WHAT YOU SHOULD DO: Print out the entries that follow exactly, missing none.
◆ ◆ ◆ ◆ ◆
template <typename S>
__global__ void lag_table_kernel(const S *__restrict__ S2, S *__restrict__ Cf, int64_t K, int64_t L, int64_t Ks, int64_t ld,
                                 const BatchRest *tab = nullptr) {
    if (tab) {
        const BatchRest r = tab[blockIdx.y];
        K = Ks = r.K; ld = r.K * L; S2 += r.gs; Cf += r.cf;
    }
    const int64_t idx = (int64_t)blockIdx.x * blockDim.x + threadIdx.x;
    if (idx >= (2 * L - 1) * K * K) return;
    const int64_t kp = idx % K, k = (idx / K) % K, d = idx / (K * K) - (L - 1);
    double s = 0.0;
    for (int64_t l = (d > 0 ? d : 0); l < L && l - d < L; ++l) s += (double)S2[(l * Ks + k) * ld + (l - d) * Ks + kp];
    Cf[idx] = (S)s;
}

template <typename S>
__global__ void __launch_bounds__(256) denomH_tail_kernel(const S *__restrict__ S2, const S *__restrict__ H,
                                                           S *__restrict__ den, int64_t K, int64_t L,
                                                           int64_t Tl, int64_t h_lo, int64_t Ks, int64_t ld) {
    __shared__ double red[32];
    const int KL = (int)(K * L), Ki = (int)K;
    const int64_t c = blockIdx.x;
    const int64_t k = blockIdx.y;
    const int64_t t = Tl - (L - 1) + c;
    if (t < 0) return;
    const int w = (int)(Tl - t);
    double s = 0.0;
    for (int jp = threadIdx.x; jp < KL; jp += blockDim.x) {
        const int lp = jp / Ki, kp = jp - lp * Ki;
        const S *s2col = S2 + (int64_t)lp * Ks + kp;
        const S *hcol = H + kp;
        S acc = S(0);
        for (int l = 0; l < w; ++l) {
            const int64_t u = t + l - lp;
            if (u < h_lo) continue;
            acc = fma(s2col[((int64_t)l * Ks + k) * ld], hcol[u * K], acc);
        }
        s += (double)acc;
    }
    s = block_sum(s, red);
    if (threadIdx.x == 0) den[t * K + k] = (S)s;
}

template <typename S>
__global__ void __launch_bounds__(256) denomH_tail_prefix_kernel(const S *__restrict__ S2, const S *__restrict__ H,
                                                                  double *__restrict__ part, int64_t K, int64_t L, int64_t Tl,
                                                                  int64_t h_lo, int64_t Ks, int64_t ld, int64_t ldh,
                                                                  const BatchRest *tab = nullptr) {
    extern __shared__ double tail_sm[];
    const int64_t k = blockIdx.y;
    if (tab) {
        const BatchRest r = tab[blockIdx.z];
        K = Ks = r.K; ld = r.K * L;
        if (k >= K || (int64_t)blockIdx.x * blockDim.x >= (2 * L - 1) * K) return;
        S2 += r.gs; H += r.off; part += r.tp;
    }
    const int64_t e = (int64_t)blockIdx.x * blockDim.x + threadIdx.x;
    const bool live = e < (2 * L - 1) * K;
    const int64_t dq = live ? e / K : 0, kp = live ? e - dq * K : 0;
    const int64_t d = dq - (L - 1);
    const int warp = threadIdx.x >> 5, lane = threadIdx.x & 31;
    const int Lm = (int)(L - 1);
    S pre = S(0);
    S nxt[8];
#pragma unroll
    for (int q = 0; q < 8; ++q) {
        const int64_t l = q, lp = l - d;
        nxt[q] = (live && q < Lm && lp >= 0 && lp < L) ? S2[(l * Ks + k) * ld + lp * Ks + kp] : S(0);
    }
    for (int w0 = 1; w0 <= Lm; w0 += 8) {
        S cur[8];
#pragma unroll
        for (int q = 0; q < 8; ++q) cur[q] = nxt[q];
#pragma unroll
        for (int q = 0; q < 8; ++q) {
            const int64_t l = w0 - 1 + 8 + q, lp = l - d;
            nxt[q] = (live && l < Lm && lp >= 0 && lp < L) ? S2[(l * Ks + k) * ld + lp * Ks + kp] : S(0);
        }
#pragma unroll
    for (int q = 0; q < 8; ++q) {
        const int w = w0 + q;
        if (w > Lm) break;
        pre += cur[q];
        const int64_t u = Tl - w + d;
        double v = 0.0;
        if (live && pre != S(0) && u >= h_lo) v = (double)(pre * H[u * ldh + kp]);
#pragma unroll
        for (int o = 16; o > 0; o >>= 1) v += __shfl_xor_sync(0xffffffffu, v, o);
        if (lane == 0) tail_sm[warp * Lm + (w - 1)] = v;
    }
    }
    __syncthreads();
    for (int w = threadIdx.x + 1; w <= Lm; w += blockDim.x) {
        double s = 0.0;
        for (int q = 0; q < 8; ++q) s += tail_sm[q * Lm + (w - 1)];
        part[((int64_t)blockIdx.x * Lm + (Lm - w)) * K + k] = s;
    }
}

template <typename S>
__global__ void denomH_tail_reduce_kernel(const double *__restrict__ part, S *__restrict__ den, int64_t K, int64_t L, int64_t Tl,
                                          int nblocks, int64_t ldd, const BatchRest *tab = nullptr) {
    if (tab) {
        const BatchRest r = tab[blockIdx.y];
        K = r.K; nblocks = (int)(((2 * L - 1) * K + 255) / 256); part += r.tp; den += r.off;
    }
    const int64_t i = (int64_t)blockIdx.x * blockDim.x + threadIdx.x;
    if (i >= (L - 1) * K) return;
    const int64_t c = i / K, k = i - c * K, t = Tl - (L - 1) + c;
    if (t < 0) return;
    double s = 0.0;
    for (int b = 0; b < nblocks; ++b) s += part[(int64_t)b * (L - 1) * K + i];
    den[t * ldd + k] = (S)s;
}

template <typename S>
__global__ void mu_update_kernel(S *__restrict__ x, const S *__restrict__ num, const S *__restrict__ den,
                                 S l1, S l2, int64_t n, const double *__restrict__ reg = nullptr,
                                 const int *__restrict__ active = nullptr, int64_t inner = 1, const int *__restrict__ col_rest = nullptr,
                                 int64_t C = 1) {
    const int64_t i = (int64_t)blockIdx.x * blockDim.x + threadIdx.x;
    if (i >= n) return;
    if (reg) {
        const int64_t r = restart_of(i, inner, col_rest, C);
        if (!active[r]) return;
        l1 = (S)reg[4 * r];
        l2 = (S)reg[4 * r + 1];
    }
    const S eps = (S)CMF_EPS;
    S v = x[i];
    v = v * (num[i] / (den[i] + l1 + S(2) * l2 * v + eps));
    x[i] = v > eps ? v : eps;
}

__global__ void __launch_bounds__(256) mu_update_vec4_kernel(float4 *__restrict__ x, const float4 *__restrict__ num, const float4 *__restrict__ den,
                                                             float l1, float l2, int64_t n4, double *__restrict__ partial) {
    __shared__ double red[32];
    const float eps = (float)CMF_EPS;
    double acc = 0.0;
    for (int64_t i = (int64_t)blockIdx.x * blockDim.x + threadIdx.x; i < n4; i += (int64_t)gridDim.x * blockDim.x) {
        float4 v = x[i];
        const float4 a = __ldg(num + i), d = __ldg(den + i);
        v.x = v.x * (a.x / (d.x + l1 + 2.f * l2 * v.x + eps)); v.x = v.x > eps ? v.x : eps;
        v.y = v.y * (a.y / (d.y + l1 + 2.f * l2 * v.y + eps)); v.y = v.y > eps ? v.y : eps;
        v.z = v.z * (a.z / (d.z + l1 + 2.f * l2 * v.z + eps)); v.z = v.z > eps ? v.z : eps;
        v.w = v.w * (a.w / (d.w + l1 + 2.f * l2 * v.w + eps)); v.w = v.w > eps ? v.w : eps;
        x[i] = v;
        if (partial) acc += (double)a.x * (double)v.x + (double)a.y * (double)v.y + (double)a.z * (double)v.z + (double)a.w * (double)v.w;
    }
    if (partial) {
        acc = block_sum(acc, red);
        if (threadIdx.x == 0) partial[blockIdx.x] = acc;
    }
}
◆ ◆ ◆ ◆ ◆
ANSWER FOR THE TASK:
template <typename S>
__global__ void lag_table_kernel(const S *__restrict__ S2, S *__restrict__ Cf, int64_t K, int64_t L, int64_t Ks, int64_t ld,
                                 const BatchRest *tab = nullptr) {
    if (tab) {
        const BatchRest r = tab[blockIdx.y];
        K = Ks = r.K; ld = r.K * L; S2 += r.gs; Cf += r.cf;
    }
    const int64_t idx = (int64_t)blockIdx.x * blockDim.x + threadIdx.x;
    if (idx >= (2 * L - 1) * K * K) return;
    const int64_t kp = idx % K, k = (idx / K) % K, d = idx / (K * K) - (L - 1);
    double s = 0.0;
    for (int64_t l = (d > 0 ? d : 0); l < L && l - d < L; ++l) s += (double)S2[(l * Ks + k) * ld + (l - d) * Ks + kp];
    Cf[idx] = (S)s;
}

template <typename S>
__global__ void __launch_bounds__(256) denomH_tail_kernel(const S *__restrict__ S2, const S *__restrict__ H,
                                                           S *__restrict__ den, int64_t K, int64_t L,
                                                           int64_t Tl, int64_t h_lo, int64_t Ks, int64_t ld) {
    __shared__ double red[32];
    const int KL = (int)(K * L), Ki = (int)K;
    const int64_t c = blockIdx.x;
    const int64_t k = blockIdx.y;
    const int64_t t = Tl - (L - 1) + c;
    if (t < 0) return;
    const int w = (int)(Tl - t);
    double s = 0.0;
    for (int jp = threadIdx.x; jp < KL; jp += blockDim.x) {
        const int lp = jp / Ki, kp = jp - lp * Ki;
        const S *s2col = S2 + (int64_t)lp * Ks + kp;
        const S *hcol = H + kp;
        S acc = S(0);
        for (int l = 0; l < w; ++l) {
            const int64_t u = t + l - lp;
            if (u < h_lo) continue;
            acc = fma(s2col[((int64_t)l * Ks + k) * ld], hcol[u * K], acc);
        }
        s += (double)acc;
    }
    s = block_sum(s, red);
    if (threadIdx.x == 0) den[t * K + k] = (S)s;
}

template <typename S>
__global__ void __launch_bounds__(256) denomH_tail_prefix_kernel(const S *__restrict__ S2, const S *__restrict__ H,
                                                                  double *__restrict__ part, int64_t K, int64_t L, int64_t Tl,
                                                                  int64_t h_lo, int64_t Ks, int64_t ld, int64_t ldh,
                                                                  const BatchRest *tab = nullptr) {
    extern __shared__ double tail_sm[];
    const int64_t k = blockIdx.y;
    if (tab) {
        const BatchRest r = tab[blockIdx.z];
        K = Ks = r.K; ld = r.K * L;
        if (k >= K || (int64_t)blockIdx.x * blockDim.x >= (2 * L - 1) * K) return;
        S2 += r.gs; H += r.off; part += r.tp;
    }
    const int64_t e = (int64_t)blockIdx.x * blockDim.x + threadIdx.x;
    const bool live = e < (2 * L - 1) * K;
    const int64_t dq = live ? e / K : 0, kp = live ? e - dq * K : 0;
    const int64_t d = dq - (L - 1);
    const int warp = threadIdx.x >> 5, lane = threadIdx.x & 31;
    const int Lm = (int)(L - 1);
    S pre = S(0);
    S nxt[8];
#pragma unroll
    for (int q = 0; q < 8; ++q) {
        const int64_t l = q, lp = l - d;
        nxt[q] = (live && q < Lm && lp >= 0 && lp < L) ? S2[(l * Ks + k) * ld + lp * Ks + kp] : S(0);
    }
    for (int w0 = 1; w0 <= Lm; w0 += 8) {
        S cur[8];
#pragma unroll
        for (int q = 0; q < 8; ++q) cur[q] = nxt[q];
#pragma unroll
        for (int q = 0; q < 8; ++q) {
            const int64_t l = w0 - 1 + 8 + q, lp = l - d;
            nxt[q] = (live && l < Lm && lp >= 0 && lp < L) ? S2[(l * Ks + k) * ld + lp * Ks + kp] : S(0);
        }
#pragma unroll
    for (int q = 0; q < 8; ++q) {
        const int w = w0 + q;
        if (w > Lm) break;
        pre += cur[q];
        const int64_t u = Tl - w + d;
        double v = 0.0;
        if (live && pre != S(0) && u >= h_lo) v = (double)(pre * H[u * ldh + kp]);
#pragma unroll
        for (int o = 16; o > 0; o >>= 1) v += __shfl_xor_sync(0xffffffffu, v, o);
        if (lane == 0) tail_sm[warp * Lm + (w - 1)] = v;
    }
    }
    __syncthreads();
    for (int w = threadIdx.x + 1; w <= Lm; w += blockDim.x) {
        double s = 0.0;
        for (int q = 0; q < 8; ++q) s += tail_sm[q * Lm + (w - 1)];
        part[((int64_t)blockIdx.x * Lm + (Lm - w)) * K + k] = s;
    }
}

template <typename S>
__global__ void denomH_tail_reduce_kernel(const double *__restrict__ part, S *__restrict__ den, int64_t K, int64_t L, int64_t Tl,
                                          int nblocks, int64_t ldd, const BatchRest *tab = nullptr) {
    if (tab) {
        const BatchRest r = tab[blockIdx.y];
        K = r.K; nblocks = (int)(((2 * L - 1) * K + 255) / 256); part += r.tp; den += r.off;
    }
    const int64_t i = (int64_t)blockIdx.x * blockDim.x + threadIdx.x;
    if (i >= (L - 1) * K) return;
    const int64_t c = i / K, k = i - c * K, t = Tl - (L - 1) + c;
    if (t < 0) return;
    double s = 0.0;
    for (int b = 0; b < nblocks; ++b) s += part[(int64_t)b * (L - 1) * K + i];
    den[t * ldd + k] = (S)s;
}

template <typename S>
__global__ void mu_update_kernel(S *__restrict__ x, const S *__restrict__ num, const S *__restrict__ den,
                                 S l1, S l2, int64_t n, const double *__restrict__ reg = nullptr,
                                 const int *__restrict__ active = nullptr, int64_t inner = 1, const int *__restrict__ col_rest = nullptr,
                                 int64_t C = 1) {
    const int64_t i = (int64_t)blockIdx.x * blockDim.x + threadIdx.x;
    if (i >= n) return;
    if (reg) {
        const int64_t r = restart_of(i, inner, col_rest, C);
        if (!active[r]) return;
        l1 = (S)reg[4 * r];
        l2 = (S)reg[4 * r + 1];
    }
    const S eps = (S)CMF_EPS;
    S v = x[i];
    v = v * (num[i] / (den[i] + l1 + S(2) * l2 * v + eps));
    x[i] = v > eps ? v : eps;
}

__global__ void __launch_bounds__(256) mu_update_vec4_kernel(float4 *__restrict__ x, const float4 *__restrict__ num, const float4 *__restrict__ den,
                                                             float l1, float l2, int64_t n4, double *__restrict__ partial) {
    __shared__ double red[32];
    const float eps = (float)CMF_EPS;
    double acc = 0.0;
    for (int64_t i = (int64_t)blockIdx.x * blockDim.x + threadIdx.x; i < n4; i += (int64_t)gridDim.x * blockDim.x) {
        float4 v = x[i];
        const float4 a = __ldg(num + i), d = __ldg(den + i);
        v.x = v.x * (a.x / (d.x + l1 + 2.f * l2 * v.x + eps)); v.x = v.x > eps ? v.x : eps;
        v.y = v.y * (a.y / (d.y + l1 + 2.f * l2 * v.y + eps)); v.y = v.y > eps ? v.y : eps;
        v.z = v.z * (a.z / (d.z + l1 + 2.f * l2 * v.z + eps)); v.z = v.z > eps ? v.z : eps;
        v.w = v.w * (a.w / (d.w + l1 + 2.f * l2 * v.w + eps)); v.w = v.w > eps ? v.w : eps;
        x[i] = v;
        if (partial) acc += (double)a.x * (double)v.x + (double)a.y * (double)v.y + (double)a.z * (double)v.z + (double)a.w * (double)v.w;
    }
    if (partial) {
        acc = block_sum(acc, red);
        if (threadIdx.x == 0) partial[blockIdx.x] = acc;
    }
}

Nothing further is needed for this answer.